# Voting Poll: PotM April 2012



## Overread (May 1, 2012)

Well the fools month is past and another great one indeed for photography. Some fantastic nominations - now for the hard part - place your votes people place your votes for the month of April! 

What comes down the trail by Tony S






Grow up to die... by kulten





Yum, Yum by SCraig





B/W Travel Shots by subhadeepgayen





Roman Pool by Trever1t





Adrift by invisible





Flyover: New Toronto City. suns-rise star two of three, 2715A.D by GnipGnop





More Woody pic's by EricD





Puffin by carlos58





Manitoba Nights by invisible





Prom pictures by RMThompson


----------



## nmoody (May 1, 2012)

Wow is this a hard month. Last month was so much easier for me.


----------



## Trever1t (May 1, 2012)

There are some difficult choices to try and choose one. I give my vote to Kulten for incredible vision and perfect execution.


----------



## AshbyDAvid (May 1, 2012)

All photos were great but I decided to chose the What comes down the trail by Tony S since it shows an emotions of an animal which was unusual.And the details was really great,it really shows the how wonderful the nature was.Panasonic DMC FH25K​


----------



## AshbyDAvid (May 1, 2012)

All photos were great but I decided to chose the What comes down the trail by Tony S since it shows an emotions of an animal which is unusual.And the details was really great,it really shows how wonderful the nature was.Panasonic DMC FH25K​


----------



## CMfromIL (May 2, 2012)

Tough choices!  I went for the trail picture.  Well done.


----------



## Skhigh (May 2, 2012)

Although the woodpeckers are really cute I have to go with -What comes down the trail by Tony S


----------



## Compaq (May 2, 2012)

I think I just got the titles "Grow up or die" 

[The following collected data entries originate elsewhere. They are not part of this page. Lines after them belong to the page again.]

# david-cortes/poismf

Measured on AMD Instinct MI355X. Metric: nonzeros/sec per full A+B sweep, higher is better.
Workload: dtype f32; 1 GPU; uniform 1000000x100000, 99949803 nnz (100000000 triplets, seed 1, duplicates summed), k=50, method=pg, maxupd=10, l2=1000, step=1e-09

## Files before the change

poismf_amd/csrc/poismf_hip.hip:

```cpp
#include <hip/hip_runtime.h>

#include <algorithm>
#include <atomic>
#include <cstdio>
#include <cstdlib>
#include <type_traits>

#include "plan.hpp"
#include "reg_eval.hpp"
#include "quad_eval.hpp"
#include "lane_eval.hpp"
#include "solvers.hpp"

#ifndef PMF_TU
#define PMF_TU -1
#endif
constexpr bool tu_has(int kmethod) { return PMF_TU == -1 || PMF_TU == kmethod; }

template <class EV, class = void> struct cold_constants : std::false_type {};
template <class EV> struct cold_constants<EV, std::void_t<decltype(EV::COLD_CONSTANTS)>> : std::integral_constant<bool, EV::COLD_CONSTANTS> {};

template <class EV, class = void> struct has_idle_tile : std::false_type {};
template <class EV> struct has_idle_tile<EV, std::void_t<decltype(&EV::idle_tile)>> : std::true_type {};

template <class EV, class T, int NC, int METHOD>
__device__ __forceinline__ void solve_row(const HalfArgs<T>& a, EV& ev, const T (&bs)[NC], unsigned lrow, unsigned nnz)
{
    const int k = a.geom.k;
    T* out = a.M + (size_t)(a.row_offset + lrow) * (size_t)k;
    T* out_p = a.Mp != nullptr ? a.Mp + (size_t)(a.row_offset + lrow) * (size_t)a.ldM : nullptr;
    T x[NC];
    if (nnz == 0) {
        T z = (T)0;
        asm volatile("" : "+v"(z));
        PMF_EW x[i] = z;
        ev.store_vec(out, x);
        if (out_p != nullptr) ev.store_vec(out_p, x);
        return;
    }
    ev.start_point(out, x);
    ev.n_eval = 0;

    T shift[NC];
    PMF_EW shift[i] = bs[i];
    const bool weighted = a.P.w != (T)1;
    if (weighted) {
        T cs[NC];
        PMF_EW cs[i] = (T)0;
        ev.tile_colsum(cs);
        T w_here = a.P.w;
        asm volatile("" : "+v"(w_here));
        const T wm1 = w_here - (T)1.;
        PMF_EW {
            shift[i] = cs[i] * wm1;
            shift[i] = shift[i] + bs[i];
        }
        if (METHOD == K_PG) {
            PMF_EW shift[i] = shift[i] * a.P.neg_step;
            if (a.P.neg_step2 != (T)1) { PMF_EW shift[i] = shift[i] * a.P.neg_step2; }
        }
    }

    SolveStats st;
    if constexpr (METHOD == K_EVAL) {
        T g[NC];
        double f;
        if (a.P.maxupd == 0) {
            f = (double)fun_single(ev, a.P, shift, x);
            grad_single(ev, a.P, shift, x, g, weighted);
        } else f = (double)fun_and_grad(ev, a.P, shift, x, g);
        ev.store_vec(out, g);
        if (out_p != nullptr) ev.store_vec(out_p, g);
        if (a.dec_rows != nullptr && ev.lane == 0 && ev.wid == 0 && ev.member == 0) {
            const unsigned long long fb = __builtin_bit_cast(unsigned long long, f);
            a.dec_rows[2 * (size_t)lrow] = (unsigned)fb;
            a.dec_rows[2 * (size_t)lrow + 1] = (unsigned)(fb >> 32);
        }
        return;
    } else if constexpr (METHOD == K_PG) {
        pg_row(ev, a.P, x, shift);
    } else if constexpr (METHOD == K_CG) {
        if constexpr (EV::MAY_CACHE) {
            if (a.P.limit_step && ev.pq_cap > 0 && nnz <= (unsigned)ev.pq_cap) cg_row_cached(ev, a.P, shift, x, weighted, st);
            else cg_row(ev, a.P, shift, x, weighted, st);
        } else cg_row(ev, a.P, shift, x, weighted, st);
    } else {
        T prev[NC];
        PMF_EW prev[i] = x[i];
        if (!a.reuse_prev) { PMF_EW x[i] = (T)1e-3; }
        (void)Tnc<T, NC, EV>::minimize(ev, a.P, shift, x, st);
        if (a.early_stop) {
            PMF_EW prev[i] = prev[i] - x[i];
            const T moved = ev.dot(prev, prev);
            if ((double)moved <= 1e-4 && ev.lane == 0 && ev.wid == 0 && ev.member == 0) atomicAdd(a.n_unchanged, 1u);
        }
    }
    ev.store_vec(out, x);
    if (out_p != nullptr) ev.store_vec(out_p, x);
#ifndef PMF_PROBE
    if (a.eval_rows != nullptr && ev.lane == 0 && ev.wid == 0 && ev.member == 0) a.eval_rows[lrow] += ev.n_eval;
#endif
    if (a.dec_rows != nullptr && ev.lane == 0 && ev.wid == 0 && ev.member == 0) {
        unsigned d0 = (unsigned)st.niter | ((unsigned)st.rc << 24), d1 = (unsigned)st.nfeval;
        if constexpr (cold_constants<EV>::value) asm volatile("" : "+v"(d0), "+v"(d1));
        a.dec_rows[2 * (size_t)lrow] = d0;
        a.dec_rows[2 * (size_t)lrow + 1] = d1;
    }
}

template <int METHOD, class T> __device__ __forceinline__ unsigned take_ticket(const HalfArgs<T>& a)
{
    unsigned st = 0u;
    if constexpr (METHOD != K_PG) {
        if (a.stop != nullptr) st = __hip_atomic_load(a.stop, __ATOMIC_RELAXED, __HIP_MEMORY_SCOPE_SYSTEM);
    }
    const unsigned t = atomicAdd(a.queue, 1u);
    return st != 0u ? 0xffffffffu : t;
}

template <class EV, class T, int NC, int METHOD, int NW>
__device__ __forceinline__ void sweep_rows(const HalfArgs<T>& a, EV& ev, unsigned char* smem)
{
    if (a.gate != nullptr && __hip_atomic_load(a.gate, __ATOMIC_RELAXED, __HIP_MEMORY_SCOPE_AGENT) == 0) return;
    ev.init(a.geom, a.F, smem);
    T bs[NC];
    ev.load_vec(a.bsum, bs);
    const RowDesc* desc = a.desc + a.perm_begin;
    if constexpr (EV::PIPELINED && (EV::PIPE_MW == 1 || (EV::PIPE_MW == 2 && METHOD == K_PG))) {
        unsigned r = blockIdx.x;
        auto ticket = [&]() -> unsigned {
            if (a.queue != nullptr) {
                if constexpr (NW > 1) {
                    unsigned* slot = ev.ticket_slot();
                    if (threadIdx.x == 0) *slot = take_ticket<METHOD>(a);
                    __syncthreads();
                    const unsigned t = uniform(*slot);
                    __syncthreads();
                    return t;
                }
                unsigned t = 0;
                if (ev.lane == 0) t = take_ticket<METHOD>(a);
                return uniform(t);
            }
            unsigned t = r;
            r += gridDim.x;
            if constexpr (METHOD != K_PG) {
                if (a.stop != nullptr && __hip_atomic_load(a.stop, __ATOMIC_RELAXED, __HIP_MEMORY_SCOPE_SYSTEM) != 0u) t = 0xffffffffu;
            }
            return t;
        };
        auto fetch = [&](unsigned t) -> RowDesc { return desc[t < a.nrows ? t : 0u]; };
        unsigned t0 = ticket(), t1 = ticket();
        RowDesc d0 = fetch(t0), d1 = fetch(t1);
        if (t0 < a.nrows) ev.fetch_meta(a.indices + (((unsigned long long)d0.p0_hi << 32) | d0.p0_lo), d0.nnz);
#ifdef PMF_PROBE
        unsigned probe_i = 0;
#endif
        while (t0 < a.nrows) {
            const unsigned long long p0 = ((unsigned long long)d0.p0_hi << 32) | d0.p0_lo;
            if (d0.nnz != 0) ev.gather(a.values + p0, d0.nnz);
            else if constexpr (has_idle_tile<EV>::value) ev.idle_tile();
            const unsigned t2 = ticket();
            const RowDesc d2 = fetch(t2);
            if (t1 < a.nrows) ev.fetch_meta(a.indices + (((unsigned long long)d1.p0_hi << 32) | d1.p0_lo), d1.nnz);
#ifdef PMF_PROBE
            ev.probe = (a.eval_rows != nullptr && blockIdx.x == 5 && threadIdx.x < WAVE && probe_i < 60) ? a.eval_rows + 16 * probe_i : nullptr;
            if (ev.probe != nullptr && ev.lane == 0) { ev.probe[10] = (unsigned)__builtin_amdgcn_s_memtime(); ev.probe[11] = d0.nnz; }
            probe_i++;
#endif
            solve_row<EV, T, NC, METHOD>(a, ev, bs, d0.lrow, d0.nnz);
            t0 = t1; d0 = d1;
            t1 = t2; d1 = d2;
        }
        return;
    } else {
        unsigned r = blockIdx.x;
        for (;;) {
            if (a.queue != nullptr) {
                if constexpr (NW > 1) {
                    unsigned* next_row = ev.ticket_slot();
                    if (threadIdx.x == 0) *next_row = take_ticket<METHOD>(a);
                    __syncthreads();
                    r = uniform(*next_row);
                    __syncthreads();
                } else {
                    unsigned t = 0;
                    if (ev.lane == 0) t = take_ticket<METHOD>(a);
                    r = uniform(t);
                }
            }
            if (r >= a.nrows) break;
            if constexpr (METHOD != K_PG) {
                if (a.queue == nullptr && a.stop != nullptr && uniform(__hip_atomic_load(a.stop, __ATOMIC_RELAXED, __HIP_MEMORY_SCOPE_SYSTEM)) != 0u) break;
            }
            const RowDesc d = desc[r];
            r += gridDim.x;
            const unsigned nnz = uniform(d.nnz);
            const unsigned long long p0 = ((unsigned long long)uniform(d.p0_hi) << 32) | uniform(d.p0_lo);
            if (nnz != 0) ev.begin_row(a.indices + p0, a.values + p0, nnz);
            solve_row<EV, T, NC, METHOD>(a, ev, bs, uniform(d.lrow), nnz);
        }
    }
}
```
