@@ -34,17 +36,35 @@
     __builtin_amdgcn_wave_barrier();
 }
 
-template <int EPI, bool SINGLE, bool PIPE = true, int MT = 4>
-__global__ __launch_bounds__(256, 2) void gemm_wreg_kernel(GemmP p) {
-    __shared__ uint4 smem[(4 * WR_WAVE_LDS) / 16];
+template <int EPI, bool SINGLE, bool PIPE = true, int MT = 4, bool PAIR = false>
+__global__ __launch_bounds__(PAIR ? 512 : 256, PAIR ? 1 : 2) void gemm_wreg_kernel(GemmP p) {
+    static_assert(!PAIR || (PIPE && MT == 4 && !SINGLE), "the pair tile is the pipelined 128-token split-arithmetic loop");
+    __shared__ uint4 smem[(PAIR ? WR_PAIR_LDS : 4 * WR_WAVE_LDS) / 16];
     char* sm = reinterpret_cast<char*>(smem);
     const int tid = threadIdx.x;
     const int lane = tid & 63, wid = tid >> 6;
     const int lo = lane & 31, hi = lane >> 5;
+    const int half = PAIR ? wid >> 2 : 0;
+    const int wf = wid & 3;
+    const int ht = tid & 255;
+    char* sa = sm + half * 32768;
     TileCtx c;
-    if (!gemm_tile_setup(p, c, WR_BN, 32 * MT)) return;
+    bool live = true;
+    long wsel = 0;
+    if constexpr (PAIR) {
+        TileCtx c0, c1;
+        const bool l0 = gemm_tile_setup(p, c0, WR_BN, 256, 0);
+        const bool l1 = gemm_tile_setup(p, c1, WR_BN, 256, 128);
+        if (!l0 && !l1) return;
+        c = half ? c1 : c0;
+        live = half ? l1 : l0;
+        wsel = l0 ? c0.wsel : c1.wsel;
+    } else {
+        if (!gemm_tile_setup(p, c, WR_BN, 32 * MT)) return;
+        wsel = c.wsel;
+    }
     const float* A = p.A + (size_t)c.z * p.a_bs;
-    const float wsc = p.wscale ? p.wscale[c.wsel] : 1.0f;
+    const float wsc = p.wscale ? p.wscale[wsel] : 1.0f;
     const int labf = WR_FLAGS;
     if (WR_F_STAGGER(labf) != 0 && (int)blockIdx.x >= p.st_nct && (int)blockIdx.x < 4 * p.st_nct)
         for (int i = 0; i < WR_F_STAGGER(labf) * ((int)blockIdx.x / p.st_nct); ++i) __builtin_amdgcn_s_sleep(16);
@@ -58,8 +78,8 @@
 #pragma unroll
             for (int r = 0; r < 16; ++r) acc[n][m][r] = 0.0f;
 
-    const int g = tid & 3;
-    const int rl0 = tid >> 2, rl1 = 64 + (tid >> 2);
+    const int g = ht & 3;
+    const int rl0 = ht >> 2, rl1 = 64 + (ht >> 2);
     const bool st0 = MT >= 2 || rl0 < 32, st1 = MT == 4;
     const int wo0 = (((g >> 1) * 4 + (rl0 >> 5)) * 64 + (g & 1) * 32 + ((rl0 & 31) ^ (2 * g))) * 16;
     const int wo1 = (((g >> 1) * 4 + (rl1 >> 5)) * 64 + (g & 1) * 32 + ((rl1 & 31) ^ (2 * g))) * 16;
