# lukedan/libfluid

Hardware: AMD Instinct MI355X
Metric: particle_steps_per_sec (higher is better)
Workload: dtype f32

## Files before the change

libfluid_amd/csrc/common.h:

```cpp
#pragma once

#include <hip/hip_runtime.h>
#include <stdint.h>

#include <string>
#include <vector>

#include "../../include/libfluid_amd.h"

hipError_t lfa_pool_malloc(void **p, size_t bytes);
hipError_t lfa_pool_free(void *p);
void lfa_pool_nosync_begin();
void lfa_pool_nosync_end();
template <typename T> inline hipError_t lfa_hip_malloc(T **p, size_t bytes) { return lfa_pool_malloc((void **)p, bytes); }
#define hipMalloc(p, n) lfa_hip_malloc((p), (n))
#define hipFree(p) lfa_pool_free((void *)(p))
struct lfa_stream_set;
lfa_stream_set *lfa_pool_take_set(int device);
void lfa_pool_park_set(lfa_stream_set *q);

#define LFA_TILE 8
#define LFA_TILE_CELLS 512
#define LFA_HALO 10
#define LFA_HALO_CELLS 1000
// ... 34 lines not shown
	int mg_no_closed = 0;
	int mg_no_tagged = 0;
};

struct lfa_sim {
	int device = 0;
	lfa_knobs knobs;
	hipStream_t stream = nullptr;
	hipStream_t stream2 = nullptr;
	hipEvent_t ev_fork = nullptr, ev_join = nullptr;
	hipStream_t stream3 = nullptr;
	hipEvent_t ev_cfork = nullptr, ev_cjoin = nullptr;
	bool overlap_correction = true;
	bool corr_in_flight = false;
	bool counts_fresh = false;
	bool move_pending = false;
	bool corr_begun = false;
	bool corr_undo_valid = false;
	uint32_t *corr_ovf = nullptr;
	int corr_parts_tiles = 0;
	GridDims g{};
	size_t nc = 0, ncp = 0;
	lfa_params prm{};
	std::string err;

	size_t np = 0, pcap = 0;
	ParticleSoA pb[2];
	int cur = 0;
	uint32_t *rank = nullptr;
	bool binned = false;
// ... 352 lines not shown

int lfa_exclusive_scan_u32(lfa_sim *s, const uint32_t *in, uint32_t *out, size_t n, uint32_t *total_dev);
enum {
	LFA_PIN_SOURCE_TOTAL = 96,
	LFA_PIN_SEED_ACCEPTED = 97,
	LFA_PIN_SEED_OWNED = 98,
	LFA_PIN_RESIDENT = 99,
	LFA_PIN_SOURCE_TOTAL_ALL = 104,
	LFA_PIN_SOURCE_KEPT = 105,
	LFA_PIN_SAMPLE_OWNED = 106,
	LFA_PIN_SAMPLE_OUTSIDE = 107,
};
int lfa_scan_total(lfa_sim *s, const uint32_t *in, uint32_t *out, size_t n, uint32_t *total_dev, int slot, size_t *total);

int lfa_particles_alloc(lfa_sim *s, size_t n);
int lfa_hash_particles_impl(lfa_sim *s, bool counts_done);
int lfa_particles_materialize(lfa_sim *s);
int lfa_c_home_restore(lfa_sim *s);
int lfa_c_home_ensure(lfa_sim *s, size_t n);
int lfa_ensure_io(lfa_sim *s, size_t bytes);
int lfa_slab_download_slots(lfa_sim *s, const uint32_t **slot);
int lfa_sample_velocity_launch(lfa_sim *s, hipStream_t stream, const double *xyz, size_t n, const uint32_t *tile_rule, int z_lo, int z_hi,
                               double *velocity, uint8_t *types, uint32_t *counts_dev);
int lfa_sample_refresh(lfa_sim *s, const char *who, size_t room_bytes, const uint32_t **tile_rule, void **room, int *z_lo, int *z_hi);
int lfa_pcg_alloc(lfa_sim *s);
int lfa_number_unknowns(lfa_sim *s);

__host__ __device__ inline int lfa_stage_index(int hx, int hy, int hz) {
	return (unsigned)(hx - 1) < 8u ? (hx - 1) + 8 * (hy + 10 * hz) : 800 + (hx ? 100 : 0) + hy + 10 * hz;
}
__host__ __device__ inline int lfa_stage_source(int o) {
// ... 64 lines not shown
```

libfluid_amd/csrc/core.hip:

```cpp
#include <math.h>

#include <algorithm>
#include <stdarg.h>
#include <stdio.h>
#include <string.h>

#include <mutex>

#include "common.h"
#include "pcg.h"
#include "stream_set.h"

static thread_local std::string g_create_error;

int lfa_fail(lfa_sim *s, int code, const char *fmt, ...) {
	char buf[512];
	va_list ap;
	va_start(ap, fmt);
	vsnprintf(buf, sizeof buf, fmt, ap);
	va_end(ap);
	if (s) s->err = buf;
	else g_create_error = buf;
	return code;
}
// ... 1033 lines not shown

int lfa_particles_materialize(lfa_sim *s) {
	if (!s->vc_pending) return LFA_OK;
	LFA_TRY(lfa_corr_commit(s));
	s->vc_pending = false;
	LFA_HIP(s, hipSetDevice(s->device));
	const size_t n = s->np_live;
	if (!n) return LFA_OK;
	hipLaunchKernelGGL(k_gather_vc, dim3((unsigned)((n + 255) / 256)), dim3(256), 0, s->stream, n, s->pb[s->cur ^ 1], s->pb[s->cur],
	                   (const uint32_t *)s->vc_src, s->vc_with_c ? 1 : 0);
	LFA_LAUNCH_CHECK(s);
	return LFA_OK;
}

extern "C" int lfa_hash_particles(lfa_sim *s) { return lfa_hash_particles_impl(s, false); }
int lfa_hash_particles_impl(lfa_sim *s, bool counts_done) {
	if (!s) return LFA_E_INVALID;
	LFA_HIP(s, hipSetDevice(s->device));
	LFA_TRY(lfa_corr_commit(s));
	LFA_TRY(lfa_particles_materialize(s));
	const GridDims &g = s->g;
	const int nt = g.nt, L = g.ntx * g.nty;
	const size_t n = s->binned ? s->np_live : s->np;
	ParticleSoA &src = s->pb[s->cur], &dst = s->pb[s->cur ^ 1];
	const int own_lo = s->slab_lo * L, own_hi = s->slab_hi * L;
	const int all_lo = lfa_has_lo(s) ? own_lo - L : own_lo, all_hi = lfa_has_hi(s) ? own_hi + L : own_hi;

	if (!counts_done) {
		LFA_HIP(s, hipMemsetAsync(s->tile_count, 0, (size_t)(nt + 1) * 4, s->stream));
		if (n) {
			hipLaunchKernelGGL(k_tile_count, dim3((unsigned)((n + 256 * TC_CHUNKS - 1) / (256 * TC_CHUNKS))), dim3(256), 0, s->stream, src.key, n,
			                   s->tile_count, s->rank);
			LFA_LAUNCH_CHECK(s);
		}
	}
	LFA_TRY(lfa_exclusive_scan_u32(s, s->tile_count, s->tile_start, (size_t)nt + 1, nullptr));
	LFA_HIP(s, hipMemcpyAsync(s->h_pinned + 8, s->tile_start + nt, 4, hipMemcpyDeviceToHost, s->stream));

	hipLaunchKernelGGL(k_tile_flags, dim3((nt + 255) / 256), dim3(256), 0, s->stream, s->tile_count, s->tile_flag, nt);
	LFA_LAUNCH_CHECK(s);
	LFA_TRY(lfa_dist_exchange_tile_layers_u32(s, s->tile_flag));
	hipLaunchKernelGGL(k_fill_i32, dim3((nt + 255) / 256), dim3(256), 0, s->stream, s->tile_pslot, nt, -1);
	LFA_LAUNCH_CHECK(s);
	const bool one_sync = !s->dist;
	if (one_sync) {
		uint32_t *tot = (uint32_t *)s->pcg_state + 8;
		LFA_TRY(compact_tiles_async(s, s->tile_flag, 0, nt, s->ptiles_all, s->tile_pslot, tot));
		LFA_HIP(s, hipMemsetAsync(s->tile_flag, 0, (size_t)(nt + 1) * 4, s->stream));
		hipLaunchKernelGGL(k_dilate_slots, dim3((nt + 255) / 256), dim3(256), 0, s->stream, (const int *)s->tile_pslot, s->tile_flag, g);
		LFA_LAUNCH_CHECK(s);
		LFA_TRY(compact_tiles_async(s, s->tile_flag, 0, nt, s->dtiles, nullptr, tot + 1));
		LFA_HIP(s, hipMemcpyAsync(s->h_pinned + 9, tot, 8, hipMemcpyDeviceToHost, s->stream));
		LFA_HIP(s, hipStreamSynchronize(s->stream));
		s->n_ptiles_all = (int)s->h_pinned[9];
		s->n_dtiles = (int)s->h_pinned[10];
		s->p_off = 0;
		s->n_ptiles = s->n_ptiles_all;
		s->n_own_first = s->n_own_last = s->n_ghost_lo = s->n_ghost_hi = 0;
		s->ptiles = s->ptiles_all;
	} else {
		uint32_t *tot = (uint32_t *)s->pcg_state + 20;
		LFA_TRY(compact_tiles_async(s, s->tile_flag, all_lo, all_hi, s->ptiles_all, s->tile_pslot, tot));
		int marks[4] = {own_lo, own_lo + L < own_hi ? own_lo + L : own_hi, own_hi - L > own_lo ? own_hi - L : own_lo, own_hi};
		int *didx = s->pcg_state + 12;
		LFA_HIP(s, hipMemcpyAsync(didx, marks, 16, hipMemcpyHostToDevice, s->stream));
		hipLaunchKernelGGL(k_gather_u32, dim3(1), dim3(64), 0, s->stream, s->tile_scan, didx, 4, tot + 1);
		LFA_LAUNCH_CHECK(s);
		LFA_HIP(s, hipMemsetAsync(s->tile_flag, 0, (size_t)(nt + 1) * 4, s->stream));
		hipLaunchKernelGGL(k_dilate_slots, dim3((nt + 255) / 256), dim3(256), 0, s->stream, (const int *)s->tile_pslot, s->tile_flag, g);
		LFA_LAUNCH_CHECK(s);
		if (own_lo > 0) LFA_HIP(s, hipMemsetAsync(s->tile_flag, 0, (size_t)own_lo * 4, s->stream));
		if (own_hi < nt) LFA_HIP(s, hipMemsetAsync(s->tile_flag + own_hi, 0, (size_t)(nt - own_hi) * 4, s->stream));
		LFA_TRY(lfa_dist_exchange_tile_layers_u32(s, s->tile_flag));
		LFA_TRY(compact_tiles_async(s, s->tile_flag, own_lo, own_hi, s->dtiles, nullptr, tot + 5));
		{
// ... 12 lines not shown
		s->p_off = vals[0];
		s->n_ptiles = vals[3] - vals[0];
		s->n_own_first = vals[1] - vals[0];
		s->n_own_last = vals[3] - vals[2];
		s->n_ghost_lo = s->p_off;
		s->n_ghost_hi = s->n_ptiles_all - vals[3];
		s->ptiles = s->ptiles_all + s->p_off;
		s->n_dtiles = (int)h[5];
		for (int w = 0; w < 4; ++w) s->n_halo[w] = (int)h[6 + w];
	}
	s->np_live = s->h_pinned[8];
	if (s->dist) s->np = s->np_live;
	s->holes = false;
	s->n_arrivals = 0;
	s->move_pending = false;
	if (n) {
		const dim3 sgrid((unsigned)((n + 255) / 256));
		const bool home = s->prm.simulation_method != LFA_APIC;
		if (home && !s->c_home_valid) {
			LFA_TRY(lfa_c_home_ensure(s, s->dist ? std::max<size_t>(s->pcap, (size_t)s->next_global_id) : s->pcap));
			hipLaunchKernelGGL(k_c_to_home, sgrid, dim3(256), 0, s->stream, n, src, s->c_home, s->c_home_cap);
			LFA_LAUNCH_CHECK(s);
			s->c_home_valid = true;
		} else if (!home && s->c_home_valid) {
			LFA_TRY(lfa_c_home_restore(s));
		}
		hipLaunchKernelGGL(k_tile_scatter, sgrid, dim3(256), 0, s->stream, n, src, dst, s->rank, s->tile_start, s->tile_count,
		                   s->binned ? 0 : 1, s->vc_src);
		LFA_LAUNCH_CHECK(s);
		s->cur ^= 1;
		s->vc_pending = true;
		s->vc_extent = n;
		s->vc_with_c = !home;
	}
	if (s->n_dtiles) {
		int grid = s->n_dtiles < 8192 ? s->n_dtiles : 8192;
		hipLaunchKernelGGL(k_cell_count, dim3(grid), dim3(256), 0, s->stream, s->dtiles, s->n_dtiles,
		                   s->pb[s->cur].key, s->tile_start, s->cell_count);
		LFA_LAUNCH_CHECK(s);
	}
	s->binned = true;
	s->system_valid = false;
	s->unknown_count_valid = false;
	return LFA_OK;
}

int lfa_dist_build_halo_lists(lfa_sim *s, const uint32_t *flag, int *lists, int n[4]) {
	const int L = s->g.ntx * s->g.nty;
	const int lo[4] = {s->slab_lo * L, (s->slab_hi - 1) * L, (s->slab_lo - 1) * L, s->slab_hi * L};
	const bool on[4] = {lfa_has_lo(s), lfa_has_hi(s), lfa_has_lo(s), lfa_has_hi(s)};
	uint32_t *tot = (uint32_t *)s->pcg_state + 26;
	LFA_HIP(s, hipMemsetAsync(tot, 0, 16, s->stream));
	for (int w = 0; w < 4; ++w)
		if (on[w]) LFA_TRY(compact_tiles_async(s, flag, lo[w], lo[w] + L, lists + (size_t)w * L, nullptr, tot + w));
	LFA_HIP(s, hipMemcpyAsync(s->h_pinned + 26, tot, 16, hipMemcpyDeviceToHost, s->stream));
// ... 3 lines not shown
}
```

edit: no, wait. I's "Grow up to die"... hmm, that made less sense to me!


----------



## globalukk (May 4, 2012)

They were all so good, i went for the trail photo.


----------



## Overread (Jun 1, 2012)

And the votes are finally all in, really great month for all, but it seems that two have taken a runaway lead this month. Both  Tony S wolves and  kulten's rocks have by far dominated the months votes; but its with a narrow 4 votes that Kulten takes the lead and wins the month!


----------



## WilliamLauren (Aug 8, 2012)

so nice !


----------



## james7 (Sep 10, 2012)

Those are the very nice pictures and really difficult to choose one but i go with EricD because the beauty
of the picture is its naturality and perfect timing when the shot was taken. The two birds are peeking from
their nest in a tree that seems very long in the forest.


----------



## bluehouse (Jan 29, 2013)

Great Post.  Very nice pictures. Unique pictures.


----------